Friday, September 18, 2009

Love Happens, Does It?

Irritant of the moment: Love Happens. This is one of those movies that promises to underwhelm and otherwise annoy from starlit beginning to predictable end. Oooh so sad singles (she chooses bad, BAAAD, and his wife died, weepy weeps) bump into each other and through average moments of wine-sipping dating they somehow (gasp) fall in LOVE. Because Love Happens. Is that a play on Shit Happens? Because A.) Outdated and B.) Cynical beyond any limit of charming…anyone? Anyone? Does anyone actually endure this shit for two hours anymore?

This is the type of movie that you allow to play in the background on TBS while you are trying to cook lasagna from scratch for the first time. All you remember is soft Aniston and yet another weird blond man that is somehow worth…an effort? Eckhart is really only compelling when he’s dialing up the crazy…and Aniston, for all her sweet, safe nothingness of late, could really do better. Really, Jen? There’s never going to be a Good Girl again? Because I don’t believe that the offers aren’t out there.

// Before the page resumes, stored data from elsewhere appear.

# moxime/joint-vae

Measured on AMD Instinct MI355X. Metric: training_images_per_sec, higher is better.
Workload: dtype f32

## Files before the change

### include/jvae_hip.h

```cpp
#ifndef JVAE_HIP_H
#define JVAE_HIP_H

#include <stddef.h>

#ifdef __cplusplus
extern "C" {
#endif

const char* jvae_version(void);

int jvae_gemm_f32(int M, int N, int K, int batch,
                  const float* A, long sAm, long sAk, long sAb,
                  const float* B, long sBk, long sBn, long sBb,
                  float* C, long sCm, long sCn, long sCb,
                  const float* bias, int bias_mode, int flags, int splitk, void* stream);

int jvae_splitk_fold_f32(const float* part, const float* bias, float* y, int S, long MN, int N, int relu, int accumulate,
                         void* stream);

typedef struct JvaeGemmDesc {
    int M, N, K, batch;
    const float* A; long sAm, sAk, sAb;
    const float* B; long sBk, sBn, sBb;
    float* C; long sCm, sCn, sCb;
    const float* bias; int bias_mode, flags, splitk;
    int want_splits; long sCsplit; int* splits;
} JvaeGemmDesc;
int jvae_gemm_group_f32(const JvaeGemmDesc* descs, int n, void* stream);

typedef struct JvaeGemmRoute {
    int variant;
    int gx, gy, gz;
    int slices, kchunk;
    int vecA, vecB;
    int lds;
} JvaeGemmRoute;
int jvae_gemm_route(const JvaeGemmDesc* d, JvaeGemmRoute* out);
const char* jvae_gemm_variant_name(int variant);

typedef struct JvaeFoldDesc {
    const float* part; const float* bias; float* y;
    int S; long MN; int N, relu, accumulate;
} JvaeFoldDesc;
int jvae_splitk_fold_group_f32(const JvaeFoldDesc* descs, int n, void* stream);

size_t jvae_conv2d_workspace_bytes(int N, int Cin, int H, int W, int Cout, int KH, int KW, int S, int P, int OP,
                                   int transposed);
int jvae_conv2d_set_split_bf16(int mode);
int jvae_conv2d_set_split_shape16(int on);
int jvae_conv2d_out_shape(int H, int W, int KH, int KW, int S, int P, int OP, int transposed, int* OH, int* OW);
int jvae_conv2d_route(int dir, int layout, int bias, int stats, int y_f32, int aff_kind,
                      int N, int Cin, int H, int W, int Cout, int KH, int KW, int S, int P, int OP, int transposed,
                      int* kernel, int* swap, size_t* ws_bytes, int* splits, int* aff_ok);
const char* jvae_conv2d_kernel_name(int kernel);
int jvae_conv2d_fwd_f32(const float* x, const float* w, const float* bias, float* y,
                        int N, int Cin, int H, int W, int Cout, int KH, int KW, int S, int P, int OP, int transposed,
                        void* ws, size_t ws_bytes, void* stream);
int jvae_conv2d_stats_splits(int N, int Cin, int H, int W, int Cout, int KH, int KW, int S, int P, int OP, int transposed);
int jvae_conv2d_fwd_stats_f32(const float* x, const float* w, const float* bias, float* y, float* stats, int* nsplit,
                              int N, int Cin, int H, int W, int Cout, int KH, int KW, int S, int P, int OP, int transposed,
                              void* ws, size_t ws_bytes, void* stream);
int jvae_conv2d_dgrad_f32(const float* dy, const float* w, float* dx,
                          int N, int Cin, int H, int W, int Cout, int KH, int KW, int S, int P, int OP, int transposed,
                          void* ws, size_t ws_bytes, void* stream);
int jvae_conv2d_wgrad_f32(const float* x, const float* dy, float* dw, float* dbias, int accumulate,
                          int N, int Cin, int H, int W, int Cout, int KH, int KW, int S, int P, int OP, int transposed,
                          void* ws, size_t ws_bytes, void* stream);
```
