# MarioPasc/MU-Diff

Hardware: AMD Instinct MI355X
Metric: 256x256 slices/sec (4-step dual-gen reverse) (higher is better)
Workload: dtype f32 (convs/attention: fp16 hi+lo split MFMA x3; 3x3 convs that fill the chip: fp16 hi.hi + e4m3 cross terms; fp32 accumulate); 1 GPU; BASELINE config 3 (BraTS-shaped test-split batches of 32; model and slice shapes of config 2): 4-step dual-generator sampling, 256x256, nf=64, ch_mult 1-2-4, 32 slices per GPU per step, batch-sharded over 1 GPU(s), weights replicated; batch=32, hipgraph=True

## Files before the change

include/mudiff_hip.h:

```cpp
#ifndef MUDIFF_HIP_H
#define MUDIFF_HIP_H

#include <stdint.h>

#ifdef __cplusplus
extern "C" {
#endif

#define MUD_OK 0
#define MUD_ERR_ARG 1
#define MUD_ERR_LAUNCH 2
#define MUD_ERR_UNSUPPORTED 3

#define MUD_ACT_NONE 0
#define MUD_ACT_SIGMOID 1
#define MUD_ACT_TANH 2
#define MUD_ACT_SILU 3
#define MUD_ACT_LRELU 4

#define MUD_PRO_NONE 0
#define MUD_PRO_AFFINE 1
#define MUD_PRO_AFFINE_SILU 2
#define MUD_PRO_LRELU 3
#define MUD_PRO_UP2_AFFINE_SILU 4

#define MUD_PREC_16X3 0
#define MUD_PREC_FP8X 1
#define MUD_PREC_16X1 2

int mud_version(void);
const char* mud_last_error(void);
const char* mud_build_flags(void);

int mud_posterior_sample(const float* x01, const float* x02, const float* xt, const float* noise,
                         const int64_t* t, const float* coef1, const float* coef2, const float* std_tab,
                         int ntab, float* out, int B, int64_t per_sample, void* stream);
int mud_q_sample(const float* x, const float* noise, const int64_t* t, int toff, const float* a_tab,
                 const float* s_tab, int ntab, float* out, int B, int64_t per_sample, void* stream);

int mud_timestep_embedding(const int64_t* t, float* out, int B, int dim, float max_positions, void* stream);
int mud_pixel_norm(const float* z, float* out, int B, int K, void* stream);
int mud_dense(const float* in, int ldi, const float* W, const float* bias, float* out, int ldo,
              int B, int K, int N, int act_in, int act_out, void* stream);

#define MUD_MLP_MAX_LAYERS 6
typedef struct mud_mlp_args {
  const float* x; int ldx; int B;
  int nlayers; int dims[MUD_MLP_MAX_LAYERS + 1];
  const float* W[MUD_MLP_MAX_LAYERS]; const float* b[MUD_MLP_MAX_LAYERS];
  int pixel_norm; int act; int act_last;
  float* out; int ldo;
  int maxdim;
} mud_mlp_args;
int mud_mlp_chain(const mud_mlp_args* a, void* stream);
int mud_mlp_chains(const mud_mlp_args* a, int n, void* stream);
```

What’s happening to you?

In the realm of ROMANTIC COMEDIES or whatever they are (since often they are not all that funny at all), the playlist on the HBO schedule tonight has inspired me to A.) Bash that idiotic, lazy-ass romcom Love Happens and B.) tell you that sometimes a stupid title and otherwise doofy romcom can really touch a nerve, touch it hard, and bring it up to a higher level than just Meh.

So, P.S. I Love You. What a fucking stupid title. It makes me want to stick a shard in someone’s eye socket.

But.

When my mom visited over the Christmas break, she fully partook of my plentiful HBO on Demand selection. At the time, one of the many choices was P.S. I Love You, a movie I avoided for two reasons: (PS I love lists) A.) Ass Title and B.) Hilary Swank. Ever since I saw her eat a burger at the In-and-Out or whatever after winning her Oscar, she’s been nothing but a Maw of Death, nothing but teeth and saliva and hot jets of vomit.

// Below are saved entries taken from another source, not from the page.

__device__ __forceinline__ void group_sync(Atom& A)
{
    if (A.G == 1) { __syncthreads(); return; }
    __syncthreads();
    ++A.bar;
    if (threadIdx.x == 0) {
        __builtin_amdgcn_fence(__ATOMIC_RELEASE, "agent");
        __hip_atomic_fetch_add(A.ctr, 1u, __ATOMIC_RELAXED, __HIP_MEMORY_SCOPE_AGENT);
        const unsigned target = A.bar * static_cast<unsigned>(A.G);
// ... 362 lines not shown
            for (int q = 0; q < kH; ++q) { bv[q] = ps[(r + kH + q) * RS]; bx[q] = pp[((r + kH + q + 1) & Cm1) * RS]; }
            __builtin_amdgcn_sched_barrier(0);
            own(ax, as, r);
            if (r + 2 * kH < C) {
#pragma unroll
                for (int q = 0; q < kH; ++q) { as[q] = ps[(r + 2 * kH + q) * RS]; ax[q] = pp[(r + 2 * kH + q + 1) * RS]; }
            }
            __builtin_amdgcn_sched_barrier(0);
            own(bx, bv, r + kH);
        }
    }
    if (lo_g == 0) pp[0] = node0;
    return err2;
}

constexpr int kWarm3 = DFTA_MG_KWARM3;
__device__ __forceinline__ double gs_point2y(double s, double y, double yp, double dh2)
{
    const double t1 = __builtin_fma(y, 0.5, s);
    const double u = yp - y;
    const double a = __builtin_fma(yp, 0.5, t1);
    return a - dh2 * u;
}
template <int LOGC, int RS, int NT, int KST, bool CAREFUL, bool RIGHT = false>
__device__ __forceinline__ void gs_lds3(const double* __restrict__ SSbase, double* __restrict__ PPbase, const int tid, const int lo_g,
                                        const bool last_lane, const double xN, const double dh, double& e1, double& e2, double& e3,
                                        const double* rightP = nullptr, const double* rightS = nullptr)
{
    constexpr int C = 1 << LOGC, Cm1 = C - 1, kH = 8, W = kWarm3;
    static_assert(C >= 4 && C <= 32 && W % (2 * kH) == 0, "fused pass: 4..32 nodes per lane");
    typedef __attribute__((address_space(3))) double lds_f64;
    typedef __attribute__((address_space(3))) const double lds_cf64;
    const bool active = tid < NT;
    lds_cf64* ps = (lds_cf64*)(SSbase) + tid;
    lds_f64* pp = (lds_f64*)(PPbase) + tid;
    asm volatile("" : "+v"(ps), "+v"(pp));
    auto off = [](int r) constexpr -> int { return (r & Cm1) * RS + (r >> LOGC); };
    const int neg_lo = -lo_g;
    const double dh2 = 0.5 * dh;
    const double Y0 = 2.0 * PPbase[0];
    double a1 = 0, a2 = 0, a3 = 0;
    double y1 = 0, y2 = 0, y3 = 0, sA = 0, sB = 0, o0 = 0, y1p = 0, y2p = 0;
    double xr0 = 0, xr1 = 0, xr2 = 0, sr0 = 0, sr1 = 0;
    double ax[kH], as[kH], bx[kH], bv[kH];
    auto load = [&](double (&X)[kH], double (&SV)[kH], const int r0) {
        const int col = r0 >> LOGC;
        if constexpr (C <= kH) {
            lds_cf64* bs = ps + col;
            lds_cf64* bp = (lds_cf64*)pp + col;
#pragma unroll
// ... 29 lines not shown
        constexpr int nq = C < kH ? C : kH;
        lds_f64* po = pp + r0 * RS;
#pragma unroll
        for (int q = 0; q < nq; ++q) {
            const double xn = (q == nq - 1) ? ((r0 + nq == C) ? xr0 : X[q]) : X[q];
            double t = gs_point2(SV[q], y1, xn, dh);
            if (CAREFUL && first && q == 0) t = (lo_g == 0) ? Y0 : t;
            { const double d = __builtin_fma(t, -0.5, o0); a1 = __builtin_fma(d, d, a1); }
            double u = gs_point2y(sA, y2, t, dh2);
            if (CAREFUL && first && q == 1) u = (lo_g == 0) ? Y0 : u;
            if (!(first && q == 0)) { const double d = y1p - u; a2 = __builtin_fma(d, d, a2); }
            double v = gs_point2y(sB, y3, u, dh2);
            if (CAREFUL && first && q == 2) v = (lo_g == 0) ? Y0 : v;
            if (!(first && q < 2)) { const double d = y2p - v; a3 = __builtin_fma(d, d, a3); }
            if (KST == 1) po[q * RS] = 0.5 * t;
            if (KST == 2 && !(first && q == 0)) po[(q - 1) * RS] = 0.5 * u;
            if (KST == 3 && !(first && q < 2)) po[(q - 2) * RS] = 0.5 * v;
            y1 = t; y2 = u; y3 = v;
            sB = sA; sA = SV[q];
            o0 = xn; y1p = t; y2p = u;
        }
    };
    if (active) {
        y1 = 2.0 * pp[off(-W - 1)]; y2 = 2.0 * pp[off(-W - 2)]; y3 = 2.0 * pp[off(-W - 3)];
        sA = ps[off(-W - 1)]; sB = ps[off(-W - 2)];
        load(ax, as, -W);
        for (int r0 = -W; r0 < 0; r0 += 2 * kH) {
            load(bx, bv, r0 + kH);
            __builtin_amdgcn_sched_barrier(0);
            warm(ax, as, r0);
            load(ax, as, r0 + 2 * kH);
            __builtin_amdgcn_sched_barrier(0);
            warm(bx, bv, r0 + kH);
        }
        y1p = y1; y2p = y2;
        xr0 = last_lane ? xN : pp[off(C)];
        xr1 = pp[off(C + 1)]; xr2 = pp[off(C + 2)];
        sr0 = ps[off(C)]; sr1 = ps[off(C + 1)];
        if (RIGHT && tid == NT - 1 && !last_lane) { xr0 = rightP[0]; xr1 = rightP[1]; xr2 = rightP[2]; sr0 = rightS[0]; sr1 = rightS[1]; }
    }
    if constexpr (NT <= 64) { __builtin_amdgcn_fence(__ATOMIC_SEQ_CST, "wavefront"); __builtin_amdgcn_wave_barrier(); }
    else __syncthreads();
    if (active) {
        if constexpr (C <= kH) {
            own(std::true_type{}, ax, as, 0);
        } else {
            for (int r0 = 0; r0 < C; r0 += 2 * kH) {
                load(bx, bv, r0 + kH);
                __builtin_amdgcn_sched_barrier(0);
                if (r0 == 0) own(std::true_type{}, ax, as, 0); else own(std::false_type{}, ax, as, r0);
                if (r0 + 2 * kH < C) load(ax, as, r0 + 2 * kH);
                __builtin_amdgcn_sched_barrier(0);
                own(std::false_type{}, bx, bv, r0 + kH);
            }
        }
        if (KST >= 2) {
            const double Y_N = 2.0 * xN;
            double t = gs_point2(sr0, y1, xr1, dh);
            t = last_lane ? Y_N : t;
            double u = gs_point2y(sA, y2, t, dh2);
            { const double d = y1p - u; a2 = __builtin_fma(d, d, a2); }
            if (KST == 2) pp[Cm1 * RS] = 0.5 * u;
            if (KST == 3) {
                double v = gs_point2y(sB, y3, u, dh2);
                { const double d = y2p - v; a3 = __builtin_fma(d, d, a3); }
                pp[(C - 2) * RS] = 0.5 * v;
                y1 = t; y2 = u; y3 = v; sB = sA; sA = sr0; y2p = u;
                t = gs_point2(sr1, y1, xr2, dh);
                u = gs_point2y(sA, y2, t, dh2);
                u = last_lane ? Y_N : u;
                v = gs_point2y(sB, y3, u, dh2);
                { const double d = y2p - v; a3 = __builtin_fma(d, d, a3); }
                pp[Cm1 * RS] = 0.5 * v;
            }
        }
    }
    e1 = a1; e2 = 0.25 * a2; e3 = 0.25 * a3;
}
// ... 432 lines not shown
            };
            int k0 = 0;
            for (; k0 + 16 <= C1; k0 += 16) rows(std::integral_constant<int, 16>{}, k0);
            for (; k0 + 8 <= C1; k0 += 8) rows(std::integral_constant<int, 8>{}, k0);
            for (; k0 < C1; k0 += 4) rows(std::integral_constant<int, 4>{}, k0);
            if (tid == 0) PP[L.n - 1] = G0[L.n - 1] + corr(L.n - 1, false);
        } else {
            copy_rows2(PP, SS, kThreads, G0, Sg, kThreads, C1);
            if (tid == 0) PP[L.n - 1] = G0[L.n - 1];
        }
        __syncthreads();
        PROF_ADD(5, l); };
        stage_in();
        const int lo_g = tid << L.logC;
        double err = 1E10;
        int done = 0;
        PROF_T0();
        bool fused_done = false;
        if (D.fuse3 && iterno == 3 && L.logC >= 2) {
            double f1, f2, f3;
            const bool lastl = tid == kThreads - 1;
            const double xN = PP[L.n - 1];
            const bool careful = (__builtin_amdgcn_readfirstlane(lo_g) <= kWarm3);
#define DFTA_GS3(LC) do { if (careful) gs_lds3<LC, kThreads, kThreads, 3, true>(SS, PP, tid, lo_g, lastl, xN, dh, f1, f2, f3); \
                          else gs_lds3<LC, kThreads, kThreads, 3, false>(SS, PP, tid, lo_g, lastl, xN, dh, f1, f2, f3); } while (0)
            switch (L.logC) {
                case 2:  DFTA_GS3(2); break;
                case 3:  DFTA_GS3(3); break;
                case 4:  DFTA_GS3(4); break;
                default: DFTA_GS3(5); break;
            }
#undef DFTA_GS3
            f1 = wave_total(f1); f2 = wave_total(f2); f3 = wave_total(f3);
            __syncthreads();
            if ((tid & 63) == 0) { red[tid >> 6] = f1; red[4 + (tid >> 6)] = f2; red[8 + (tid >> 6)] = f3; }
            __syncthreads();
            const double e1 = sqrt((red[0] + red[1]) + (red[2] + red[3]));
            const double e2 = sqrt((red[4] + red[5]) + (red[6] + red[7]));
            const double e3 = sqrt((red[8] + red[9]) + (red[10] + red[11]));
            if (!(e1 < errorMin) && !(e2 < errorMin)) {
                err = e3;
                done = 3;
                *nsweeps += 3;
                fused_done = true;
            } else {
                __syncthreads();
                stage_in();
            }
        }
        if (!fused_done)
        for (int i = 0; i < iterno; ++i) {
            double err2;
            switch (L.logC) {
                case 0:  err2 = gs_lds<0, kThreads>(SS, PP, tid, lo_g, dh); break;
                case 1:  err2 = gs_lds<1, kThreads>(SS, PP, tid, lo_g, dh); break;
                case 2:  err2 = gs_lds<2, kThreads>(SS, PP, tid, lo_g, dh); break;
                case 3:  err2 = gs_lds<3, kThreads>(SS, PP, tid, lo_g, dh); break;
                case 4:  err2 = gs_lds<4, kThreads>(SS, PP, tid, lo_g, dh); break;
                default: err2 = gs_lds<5, kThreads>(SS, PP, tid, lo_g, dh); break;
// ... 516 lines not shown
    lds_f64* P = (lds_f64*)(Pg);
    const int t = threadIdx.x & 63, i = t + 1;
    const bool mine = i < n - 1;
    const double a = 0.5 * (1.0 + dh), omd = 1.0 - dh;
    const double old = mine ? P[i] : 0.0;
    double c = mine ? 0.5 * __builtin_fma(omd, P[i + 1], S[i]) : 0.0;
    if (t == 0) c = __builtin_fma(a, P[0], c);
    wave_sync();
    double v = c, ratio = a;
#pragma unroll
    for (int off = 1; off < 64; off <<= 1) {
        const double up = __shfl_up(v, off, 64);
        if (t >= off) v = __builtin_fma(ratio, up, v);
        ratio *= ratio;
    }
    const double dif = old - v;
    if (mine) P[i] = v;
    return mine ? dif * dif : 0.0;
}
#endif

So Mom chose it and I watched peripherally while simultaneously playing Rollercoaster Tycoon (shutup, it’s an addiction). I found Gerard Butler thoroughly annoying—he’s great when the script calls for MASSIVE OVERACTING but nuance is not his strength—and I was generally keeping up with the plot, getting the gist, and absorbing it superficially like so many romcoms before…until.

There’s a point in the movie when Swank’s character is faced with an imminent sexual encounter that she wants very badly but handles with terror, yammering, and a state of flustered panic that, while it was unspooling before my eyes, socked me full force in the sternum and made me hide my face. Mom, you may not have noticed, but the tears were standing in my eyes. Here’s the thing: My man didn’t die. I kicked him to the curb because he was mean as the devil and he undermined my self esteem at every cresting safe moment we ever shared. I dropped his ass 3 years and 6 months after I should have. But his familiar self, the good and funny man that I cherished so much, should not be denied or lied about. And his physical appearance? He was, to be perfectly blunt, the perfect, beautiful Manshape of my dreams. Some 4 months after our parting, viewing this scene, I totally understood Swank’s character’s reaction. In so many ways, on so many levels, I still belonged to him. Even though I surely wanted to attack some nice, anonymous gentleman and seek out that carnal perfection we all so crave, my heart quivered to shreds at the thought of it actually happening.

It is impossible to explain, I think. But in that moment that movie became more than a romcom. “How long has it been?” the friends ask. How long for what? Sex? Passion? Acceptance? Complete vulnerability? You might as well push us off the cliff, Hillary and I, for at that moment we met at a horrible crossroads. A crawling, searing spike of emotion and understanding.

Something tells me that the cynically titled Love Happens doesn’t have a moment quite like that. But hearing about it reminded me of an unforgettable moment of my own, I suppose, so THANK, as we say that the Grave. THANK for the memory.

1 Comments:

Anonymous Anonymous said...

No Lovey, I had no idea you were paying even a smidgen of attention. Sounds like an angst ridden moment. Glad to see you write about it and the big dumbass too.